When using bigger "chunks" of wood (1 inch thick) should I soak em in water 10-20 minutes before cooking or just leave em dry?

Using different types of wood, are there different methods for soaking?

Thanks


----------



## richtee (Jul 29, 2008)

I don't think you should wet wood you wanna burn. I DO think you should stop into the Roll Call forum and give us an introduction, tho!  Smoker type, experience, etc. Helps us answer you, and it's just the polite thing to do


----------



## white cloud (Jul 29, 2008)

Some do, but MOST DON"T. Just don,t unless you like steam


----------



## yankeerob (Jul 29, 2008)

we never do it at contests. Anything coming out of the stack is waste.


----------



## cthomp (Aug 4, 2008)

Wouldn't soaking the wood make it burn slower?


----------



## placebo (Aug 4, 2008)

Nah, just makes it steam before it burns. Pretty much personal choice but as mentioned most here don't soak including myself.
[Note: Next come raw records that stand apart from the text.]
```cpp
constexpr int kBigMidKw = 11, kBigMidRr = 4;
template <class C, int PFA, bool BIG, bool TEAM>
int pair_tb(const NccGeom& g, const PlanScratch& s, const PairCall& c) {
  if (g.tight) return pair_launch<C, C::RR_A, C::KW_A, PFA, rk_tuned<C>(), BIG, TEAM>(g, s, c);
  if constexpr (BIG) {
    if (g.keep_w == kBigMidKw) return pair_launch<C, kBigMidRr, kBigMidKw, 1, 0, BIG, TEAM>(g, s, c);
  }
  return pair_launch<C, C::RR_B, C::KW_B, 1, 0, BIG, TEAM>(g, s, c);
}
template <class C, int PFA>
int pair_t(const NccGeom& g, const PlanScratch& s, const PairCall& c) {
#ifndef SPR_SAN_SUBSET
  if (g.big) return pair_tb<C, PFA, true, true>(g, s, c);
  if (s.team_sync && !c.maps_out && team_schedule()) return pair_tb<C, PFA, false, true>(g, s, c);
#endif
  return pair_tb<C, PFA, false, false>(g, s, c);
}

template <class C, int PFA, bool BIG_ONLY = false>
constexpr FftEntry entry() {
  return FftEntry{C::NH,   C::NW,   C::EH,   C::TGH,  C::EW,   C::TGW, C::NT, C::GW::SPL,
                  C::KW_A, C::RR_A, C::KW_B, C::RR_B, rk_tuned<C>(),
                  (C::NH & (C::NH - 1)) == 0 && (C::NW & (C::NW - 1)) == 0,
                  C::kSpecPerChan, prep_lds_total_t<C>, pair_lds_total_t<C>, prep_t<C>, pair_t<C, PFA>,
                  prep_slot_bytes_t<C>, pair_slot_bytes_t<C>, BIG_ONLY, false};
}

size_t pair6_lds_total(const NccGeom&) { return pair6_lds_bytes(); }
size_t no_slot_bytes(const NccGeom&) { return 0; }
template <class C>
constexpr FftEntry entry6() {
  return FftEntry{C::NH, C::NW, C::EH, C::TGH, C::EW, C::TGW, C::NT, C::GW::SPL, 0, 0, 0, 0, 0, false,
                  C::kSpecPerChan, prep_lds_total_t<C>, pair6_lds_total, prep_t<C>, launch_pair6,
                  prep_slot_bytes_t<C>, no_slot_bytes, false, true};
}

#ifdef SPR_SAN_SUBSET
const FftEntry kEntries[] = {
    entry<Cfg<8, 4, 4, 4, 64, 2, 1>, 1>(),
    entry<Cfg<12, 8, 6, 8, 192, 5, 2>, 1>(),
    entry6<Cfg<12, 16, 12, 8, 384, 5, 2, 1>>(),
    entry<Cfg<12, 16, 12, 8, 256, 5, 2>, 1>(),
};
#else
const FftEntry kEntries[] = {
    entry<Cfg<8, 4, 4, 4, 64, 2, 1>, 1>(),
    entry<Cfg<8, 4, 8, 4, 64, 2, 1>, 1>(),
    entry<Cfg<12, 4, 6, 4, 64, 2, 1>, 1>(),
    entry<Cfg<8, 8, 8, 4, 64, 2, 1>, 1>(),
    entry<Cfg<8, 8, 8, 8, 256, 4, 1>, 1>(),
    entry<Cfg<12, 8, 6, 8, 192, 5, 2>, 1>(),
    entry<Cfg<16, 8, 8, 8, 256, 4, 1>, 1>(),
    entry<Cfg<16, 8, 16, 8, 256, 4, 1>, 1>(),
    entry6<Cfg<12, 16, 12, 8, 384, 5, 2, 1>>(),
    entry<Cfg<12, 16, 12, 8, 256, 5, 2>, 1>(),
    entry<Cfg<16, 16, 16, 8, 512, 4, 1>, 2>(),
    entry<Cfg<24, 16, 12, 16, 512, 9, 4>, 1, true>(),
};
#endif

const FftEntry* find_entry(int nh, int nw, int six) {
  for (const FftEntry& e : kEntries)
    if (e.nh == nh && e.nw == nw && (e.six ? 1 : 0) == six) return &e;
  return nullptr;
}

inline int fft_need(int img, int tpl) {
  const int c = tpl / 2;
  const int a = img + c, b = img + tpl - 1 - c;
  return a > b ? a : b;
}

bool fill_geometry(NccGeom& g, const FftEntry& e, bool big) {
  g.big = big ? 1 : 0;
  g.six = e.six ? 1 : 0;
  g.nh = e.nh; g.nw = e.nw; g.eh = e.eh; g.tgh = e.tgh; g.ew = e.ew; g.tgw = e.tgw; g.nt = e.nt;
  if (e.six) {
    if (big || env_int("SPR_NCC_SIX", 1) == 0) return false;
    if (g.ih > pair6_max_rows() || g.iw > pair6_max_cols()) return false;
    g.rounds_c = 2; g.r_rows = g.ih; g.r_stride = 0; g.rounds_r = 1; g.tight = 1; g.keep_w = 0; g.nv = 24;
    g.spec_per_chan = e.spec_per_chan;
    g.inv_per_chan = 6 * e.nt * 4;
    if (g.ih * g.iw > kMaxPixPerThread * kThreads || g.th * g.tw > kMaxPixPerThread * kThreads) return false;
    if (e.prep_lds_total(g, true) > static_cast<size_t>(kLdsLimit)) return false;
    if (e.prep_lds_total(g, false) > static_cast<size_t>(kLdsLimit)) return false;
    return e.pair_lds_total(g) <= static_cast<size_t>(kLdsLimit);
  }
  const int cpr = e.nt / e.tgh, ppr = e.nt / e.tgw;
  g.rounds_c = ceil_div(e.nw / 2, cpr);
  g.r_rows = (g.ih + 7) / 8 * 8;
  if (g.r_rows > e.nh) g.r_rows = e.nh;
  g.rounds_r = ceil_div(g.r_rows / 2, ppr);
  const int kw_need = ceil_div(g.iw, e.ew);
  const bool tuned = kw_need <= e.kw_a && g.rounds_r <= e.rr_a;
  g.r_stride = rt_stride(tuned ? e.rk_a : g.r_rows);
  g.tight = tuned ? 1 : 0;
  g.keep_w = tuned ? e.kw_a : e.kw_b;
  if (!tuned && (kw_need > e.kw_b || g.rounds_r > e.rr_b)) return false;
  if (big && !tuned && kw_need <= kBigMidKw && g.rounds_r <= kBigMidRr && kBigMidKw < e.kw_b) g.keep_w = kBigMidKw;
  g.nv = (e.spl_w * g.keep_w * 2 + 3) / 4 * 4;
  g.spec_per_chan = e.spec_per_chan;
  g.inv_per_chan = g.rounds_r * g.nv * e.nt;
  if (!big && (g.ih * g.iw > kMaxPixPerThread * kThreads || g.th * g.tw > kMaxPixPerThread * kThreads)) return false;
  if (e.prep_lds_total(g, true) > static_cast<size_t>(kLdsLimit)) return false;
  if (e.prep_lds_total(g, false) > static_cast<size_t>(kLdsLimit)) return false;
  if (e.pair_lds_total(g) > static_cast<size_t>(kLdsLimit)) return false;
  return true;
}

}

bool fft_geometry(NccGeom& g, bool pow2_only) {
  const int need_h = fft_need(g.ih, g.th), need_w = fft_need(g.iw, g.tw);
  const int min_h = need_h > g.th ? need_h : g.th, min_w = need_w > g.tw ? need_w : g.tw;
  const FftEntry* best = nullptr;
  NccGeom best_g = g;
  const bool force_big = env_int("SPR_NCC_FORCE_BIG", 0) == 1;
#ifdef SPR_SAN_SUBSET
  constexpr int kPasses = 1;
#else
  constexpr int kPasses = 2;
#endif
  for (int pass = force_big ? 1 : 0; pass < kPasses && !best; ++pass) {
    for (const FftEntry& e : kEntries) {
      if (e.nh < min_h || e.nw < min_w) continue;
      if (pow2_only && !e.pow2) continue;
      if (pass == 0 && e.big_only) continue;
      if (best && static_cast<long long>(e.nh) * e.nw >= static_cast<long long>(best->nh) * best->nw) continue;
      NccGeom trial = g;
      if (!fill_geometry(trial, e, pass == 1)) continue;
      best = &e;
      best_g = trial;
    }
  }
  if (!best) return false;
  g = best_g;
  return true;
}

size_t fft_workspace_bytes(const NccGeom& g) {
  if (!g.big) return 0;
  const FftEntry* e = find_entry(g.nh, g.nw, g.six);
  if (!e) return 0;
  const size_t prep_q = e->prep_slot_bytes(g, true), prep_g = e->prep_slot_bytes(g, false);
  const size_t prep = (prep_q > prep_g ? prep_q : prep_g) * static_cast<size_t>(g.channels) * 2;
  const size_t pair = e->pair_slot_bytes(g) * 512;
  return prep > pair ? prep : pair;
}

int launch_prep_fft(const NccGeom& g, const PlanScratch& s, const PrepCall& c) {
  if (c.n == 0) return SPR_OK;
  const FftEntry* e = find_entry(g.nh, g.nw, g.six);
  if (!e) { set_error("no FFT kernel for grid %dx%d", g.nh, g.nw); return SPR_ERR_UNSUPPORTED; }
  return e->prep(g, s, c);
}

int launch_pair_fft(const NccGeom& g, const PlanScratch& s, const PairCall& c) {
  if (c.nq == 0 || c.ng == 0) return SPR_OK;
  const FftEntry* e = find_entry(g.nh, g.nw, g.six);
  if (!e) { set_error("no FFT kernel for grid %dx%d", g.nh, g.nw); return SPR_ERR_UNSUPPORTED; }
  return e->pair(g, s, c);
}

#ifdef SPR_PREP_STAMPS
extern "C" int spr_debug_read_prep_stamps(unsigned long long* host, int n) {
  return hipMemcpyFromSymbol(host, HIP_SYMBOL(g_prep_stamps), sizeof(unsigned long long) * n) == hipSuccess ? 0 : -1;
}
#endif

}
```

shoeprint-image-retrieval_amd/csrc/spr_common.h:

```cpp
#pragma once
#include <hip/hip_runtime.h>
#include <stddef.h>
#include <stdint.h>

#include "../../include/shoeprint_mi355x.h"
#include <spr_intrinsics.h>

namespace spr {

constexpr int kThreads = 256;
constexpr int kLdsLimit = 160 * 1024;

typedef float cf __attribute__((ext_vector_type(2)));
static_assert(sizeof(cf) == 8, "cf must be 8 bytes");

__host__ __device__ inline int ceil_div(int a, int b) { return (a + b - 1) / b; }
__host__ __device__ inline size_t align_up(size_t v, size_t a) { return (v + a - 1) / a * a; }

void set_error(const char* fmt, ...);
int check_launch(const char* what);

struct NccGeom {
  int channels;
  int q_h, q_w, g_h, g_w;
  int crop;
  int th, tw, ih, iw;
  int dtype;
  int nh, nw;
  int nt;
  int eh, tgh, ew, tgw;
  int big;
  int six;
  int tight;
  int rounds_c;
  int r_rows;
  int r_stride;
  int rounds_r;
  int keep_w;
  int nv;
  int spec_per_chan;
  int inv_per_chan;
  int pad_h, pad_w;
  int strips_per_row;
  int strips_per_thread;
  int mfma_exact;
  int mfma_general;
  int mfma_f32;
};

constexpr int kStrip = 8;

struct PairCall {
  const void* pq; int64_t nq;
  const void* pg; int64_t ng;
  float* scores; int64_t ld, col0; int accumulate;
  float* maps_out;
  hipStream_t stream;
};
struct PrepCall {
  bool is_query;
  const void* maps; int64_t n;
  void* prepared;
  hipStream_t stream;
};
struct PlanScratch {
  cf* tw_h; cf* tw_w;
  unsigned* team_sync;
  void* ws; size_t ws_bytes;
  float* six_ctab;
  float* mfma_x;
};

int env_int(const char* name, int fallback);
bool team_schedule();

int launch_prep_direct(const NccGeom& g, const PlanScratch& s, const PrepCall& c);
int launch_pair_direct(const NccGeom& g, const PlanScratch& s, const PairCall& c);
int launch_prep_fft(const NccGeom& g, const PlanScratch& s, const PrepCall& c);
int launch_pair_fft(const NccGeom& g, const PlanScratch& s, const PairCall& c);
int launch_pair6(const NccGeom& g, const PlanScratch& s, const PairCall& c);
int launch_prep_mfma(const NccGeom& g, const PlanScratch& s, const PrepCall& c);
int launch_pair_mfma(const NccGeom& g, const PlanScratch& s, const PairCall& c);
int64_t pair_tiles_per_launch(int pairs_per_tile, int threads);

size_t pair6_lds_bytes();
int pair6_max_rows();
int pair6_max_cols();
size_t fft_workspace_bytes(const NccGeom& g);
bool mfma_geometry(NccGeom& g);
bool mfma_f32_geometry(NccGeom& g);
size_t mfma_query_item_bytes(const NccGeom& g);
size_t mfma_gallery_item_bytes(const NccGeom& g);
size_t mfma_workspace_bytes(const NccGeom& g);
bool fft_geometry(NccGeom& g, bool pow2_only);
bool direct_geometry(NccGeom& g);
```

But if it makes you feel good then soak away!


----------



## dougbennett (Aug 4, 2008)

I've tried both ways ... and now I don't soak. Just delays the inevitable burning. And every pro I've talked to doesn't soak.


----------



## cthomp (Aug 4, 2008)

I guess soaking is out.  I did notice that when I did soak it took much longer for the wood to actually start smoking.  That annoyed me.


----------



## richtee (Aug 4, 2008)

One thing CT...if yer running a big stickburner with a massive firebox, green <sorta soaked>wood can be used judiciously...but there's about a bazillion BTU's in there to deal with that. Us small guys HAVE to season the wood, and then why would we soak it after seasoning?


----------